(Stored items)
__device__ __forceinline__ uint64_t match_lanes(uint32_t d, int bits, bool valid) {
    uint64_t peers = __ballot(valid);
    for (int b = 0; b < bits; ++b) {
        const bool bit = (d >> b) & 1u;
        const uint64_t bb = __ballot(bit);
        peers &= bit ? bb : ~bb;
    }
    return peers;
}
constexpr int kBinLds = 2560;
constexpr int kBoRounds = 12;
__device__ void bin_order(const uint64_t *__restrict__ in, uint64_t *es, uint32_t ebase, uint32_t B0, uint32_t B1,
                          int lb, uint32_t *pc, uint32_t *wsum) {
    const int lane = threadIdx.x & 63, wave = threadIdx.x >> 6;
    constexpr int kW = kFzThreads / 64;
    const uint32_t nd = 1u << lb, dm = nd - 1u;
    const uint64_t lt = lanemask_lt64(lane);
    for (uint32_t k = threadIdx.x; k < kW * nd; k += kFzThreads) pc[k] = 0;
    const uint32_t nb = B1 - B0;
    const uint32_t q = (((nb + kW - 1) / kW) + 63u) & ~63u;
    const uint32_t w0 = min(B1, B0 + (uint32_t)wave * q), w1 = min(B1, w0 + q);
    uint32_t *mine = pc + (uint32_t)wave * nd;
    uint64_t x[kBoRounds];
    auto load = [&](uint32_t c0) {
#pragma unroll
        for (int r = 0; r < kBoRounds; ++r) {
            const uint32_t p = c0 + (uint32_t)r * 64 + lane;
            x[r] = in[p < w1 ? p : (w0 < w1 ? w0 : B0)];
        }
    };
    const bool one = w1 - w0 <= (uint32_t)(kBoRounds * 64);
    __syncthreads();
    for (uint32_t c0 = w0; c0 < w1; c0 += kBoRounds * 64) {
        load(c0);
#pragma unroll
        for (int r = 0; r < kBoRounds; ++r) {
            if (c0 + (uint32_t)r * 64 >= w1) break;
            const bool valid = c0 + (uint32_t)r * 64 + lane < w1;
            const uint32_t d = el_slot(x[r]) & dm;
            const uint64_t peers = match_lanes(d, lb, valid);
            if (valid && (peers & lt) == 0) mine[d] += (uint32_t)__popcll(peers);
            __builtin_amdgcn_wave_barrier();
        }
    }
    __syncthreads();
    constexpr int kDpt = (1 << kPartMaxLow) / kFzThreads;
    uint32_t tot[kDpt], ts = 0;
#pragma unroll
    for (int k = 0; k < kDpt; ++k) {
        const uint32_t d = threadIdx.x * kDpt + k;
        uint32_t t = 0;
        if (d < nd)
            for (int w = 0; w < kW; ++w) t += pc[w * nd + d];
        tot[k] = t;
        ts += t;
    }
    uint32_t y = ts;
#pragma unroll
    for (int o = 1; o < 64; o <<= 1) {
        const uint32_t z = __shfl_up(y, o, 64);
        if (lane >= o) y += z;
    }
    if (lane == 63) wsum[wave] = y;
    __syncthreads();
    uint32_t pre = B0 + y - ts;
    for (int w = 0; w < wave; ++w) pre += wsum[w];
#pragma unroll
    for (int k = 0; k < kDpt; ++k) {
        const uint32_t d = threadIdx.x * kDpt + k;
        if (d < nd) {
            uint32_t run = pre;
            for (int w = 0; w < kW; ++w) {
                const uint32_t c = pc[w * nd + d];
                pc[w * nd + d] = run;
                run += c;
            }
        }
        pre += tot[k];
    }
    __syncthreads();
    for (uint32_t c0 = w0; c0 < w1; c0 += kBoRounds * 64) {
// ... 1663 lines not shown
    const uint32_t nh = hot_count(sc);
    for (uint32_t h = blockIdx.x * kThreads + threadIdx.x; h < nh; h += gridDim.x * kThreads) {
        const uint32_t slot = sc.hot_slot[h];
        sc.hot_of[slot] = kColdId;
        hot_fid_set(st, slot, kColdId);
    }
    __shared__ uint32_t bins[32];
    __shared__ unsigned long long best;
    if (threadIdx.x < 32) bins[threadIdx.x] = 0;
    if (threadIdx.x == 0) best = 0;
    __syncthreads();
    uint32_t ncold;
    const uint32_t ncand = hot_ncand(sc, ncold);
    unsigned long long mine = 0;
    for (uint32_t i = blockIdx.x * kThreads + threadIdx.x; i < ncand; i += gridDim.x * kThreads) {
        uint32_t slot, c;
        if (!hot_candidate(st, sc, i, ncold, hot_min, slot, c)) continue;
        atomicAdd(&bins[31 - __clz(c)], 1u);
        mine = max(mine, ((unsigned long long)c << 32) | slot);
    }
    if (mine) atomicMax(&best, mine);
    __syncthreads();
    if (threadIdx.x < 32 && bins[threadIdx.x]) atomicAdd(&sc.hot_ctl[8 + threadIdx.x], bins[threadIdx.x]);
    if (threadIdx.x == 0 && best) atomicMax(reinterpret_cast<unsigned long long *>(sc.hot_ctl + 4), best);
}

§ WORK REQUEST
Make a precise copy of the records in their entirety.

§ EXERCISE RESULT
__device__ __forceinline__ uint64_t match_lanes(uint32_t d, int bits, bool valid) {
    uint64_t peers = __ballot(valid);
    for (int b = 0; b < bits; ++b) {
        const bool bit = (d >> b) & 1u;
        const uint64_t bb = __ballot(bit);
        peers &= bit ? bb : ~bb;
    }
    return peers;
}
constexpr int kBinLds = 2560;
constexpr int kBoRounds = 12;
__device__ void bin_order(const uint64_t *__restrict__ in, uint64_t *es, uint32_t ebase, uint32_t B0, uint32_t B1,
                          int lb, uint32_t *pc, uint32_t *wsum) {
    const int lane = threadIdx.x & 63, wave = threadIdx.x >> 6;
    constexpr int kW = kFzThreads / 64;
    const uint32_t nd = 1u << lb, dm = nd - 1u;
    const uint64_t lt = lanemask_lt64(lane);
    for (uint32_t k = threadIdx.x; k < kW * nd; k += kFzThreads) pc[k] = 0;
    const uint32_t nb = B1 - B0;
    const uint32_t q = (((nb + kW - 1) / kW) + 63u) & ~63u;
    const uint32_t w0 = min(B1, B0 + (uint32_t)wave * q), w1 = min(B1, w0 + q);
    uint32_t *mine = pc + (uint32_t)wave * nd;
    uint64_t x[kBoRounds];
    auto load = [&](uint32_t c0) {
#pragma unroll
        for (int r = 0; r < kBoRounds; ++r) {
            const uint32_t p = c0 + (uint32_t)r * 64 + lane;
            x[r] = in[p < w1 ? p : (w0 < w1 ? w0 : B0)];
        }
    };
    const bool one = w1 - w0 <= (uint32_t)(kBoRounds * 64);
    __syncthreads();
    for (uint32_t c0 = w0; c0 < w1; c0 += kBoRounds * 64) {
        load(c0);
#pragma unroll
        for (int r = 0; r < kBoRounds; ++r) {
            if (c0 + (uint32_t)r * 64 >= w1) break;
            const bool valid = c0 + (uint32_t)r * 64 + lane < w1;
            const uint32_t d = el_slot(x[r]) & dm;
            const uint64_t peers = match_lanes(d, lb, valid);
            if (valid && (peers & lt) == 0) mine[d] += (uint32_t)__popcll(peers);
            __builtin_amdgcn_wave_barrier();
        }
    }
    __syncthreads();
    constexpr int kDpt = (1 << kPartMaxLow) / kFzThreads;
    uint32_t tot[kDpt], ts = 0;
#pragma unroll
    for (int k = 0; k < kDpt; ++k) {
        const uint32_t d = threadIdx.x * kDpt + k;
        uint32_t t = 0;
        if (d < nd)
            for (int w = 0; w < kW; ++w) t += pc[w * nd + d];
        tot[k] = t;
        ts += t;
    }
    uint32_t y = ts;
#pragma unroll
    for (int o = 1; o < 64; o <<= 1) {
        const uint32_t z = __shfl_up(y, o, 64);
        if (lane >= o) y += z;
    }
    if (lane == 63) wsum[wave] = y;
    __syncthreads();
    uint32_t pre = B0 + y - ts;
    for (int w = 0; w < wave; ++w) pre += wsum[w];
#pragma unroll
    for (int k = 0; k < kDpt; ++k) {
        const uint32_t d = threadIdx.x * kDpt + k;
        if (d < nd) {
            uint32_t run = pre;
            for (int w = 0; w < kW; ++w) {
                const uint32_t c = pc[w * nd + d];
                pc[w * nd + d] = run;
                run += c;
            }
        }
        pre += tot[k];
    }
    __syncthreads();
    for (uint32_t c0 = w0; c0 < w1; c0 += kBoRounds * 64) {
// ... 1663 lines not shown
    const uint32_t nh = hot_count(sc);
    for (uint32_t h = blockIdx.x * kThreads + threadIdx.x; h < nh; h += gridDim.x * kThreads) {
        const uint32_t slot = sc.hot_slot[h];
        sc.hot_of[slot] = kColdId;
        hot_fid_set(st, slot, kColdId);
    }
    __shared__ uint32_t bins[32];
    __shared__ unsigned long long best;
    if (threadIdx.x < 32) bins[threadIdx.x] = 0;
    if (threadIdx.x == 0) best = 0;
    __syncthreads();
    uint32_t ncold;
    const uint32_t ncand = hot_ncand(sc, ncold);
    unsigned long long mine = 0;
    for (uint32_t i = blockIdx.x * kThreads + threadIdx.x; i < ncand; i += gridDim.x * kThreads) {
        uint32_t slot, c;
        if (!hot_candidate(st, sc, i, ncold, hot_min, slot, c)) continue;
        atomicAdd(&bins[31 - __clz(c)], 1u);
        mine = max(mine, ((unsigned long long)c << 32) | slot);
    }
    if (mine) atomicMax(&best, mine);
    __syncthreads();
    if (threadIdx.x < 32 && bins[threadIdx.x]) atomicAdd(&sc.hot_ctl[8 + threadIdx.x], bins[threadIdx.x]);
    if (threadIdx.x == 0 && best) atomicMax(reinterpret_cast<unsigned long long *>(sc.hot_ctl + 4), best);
}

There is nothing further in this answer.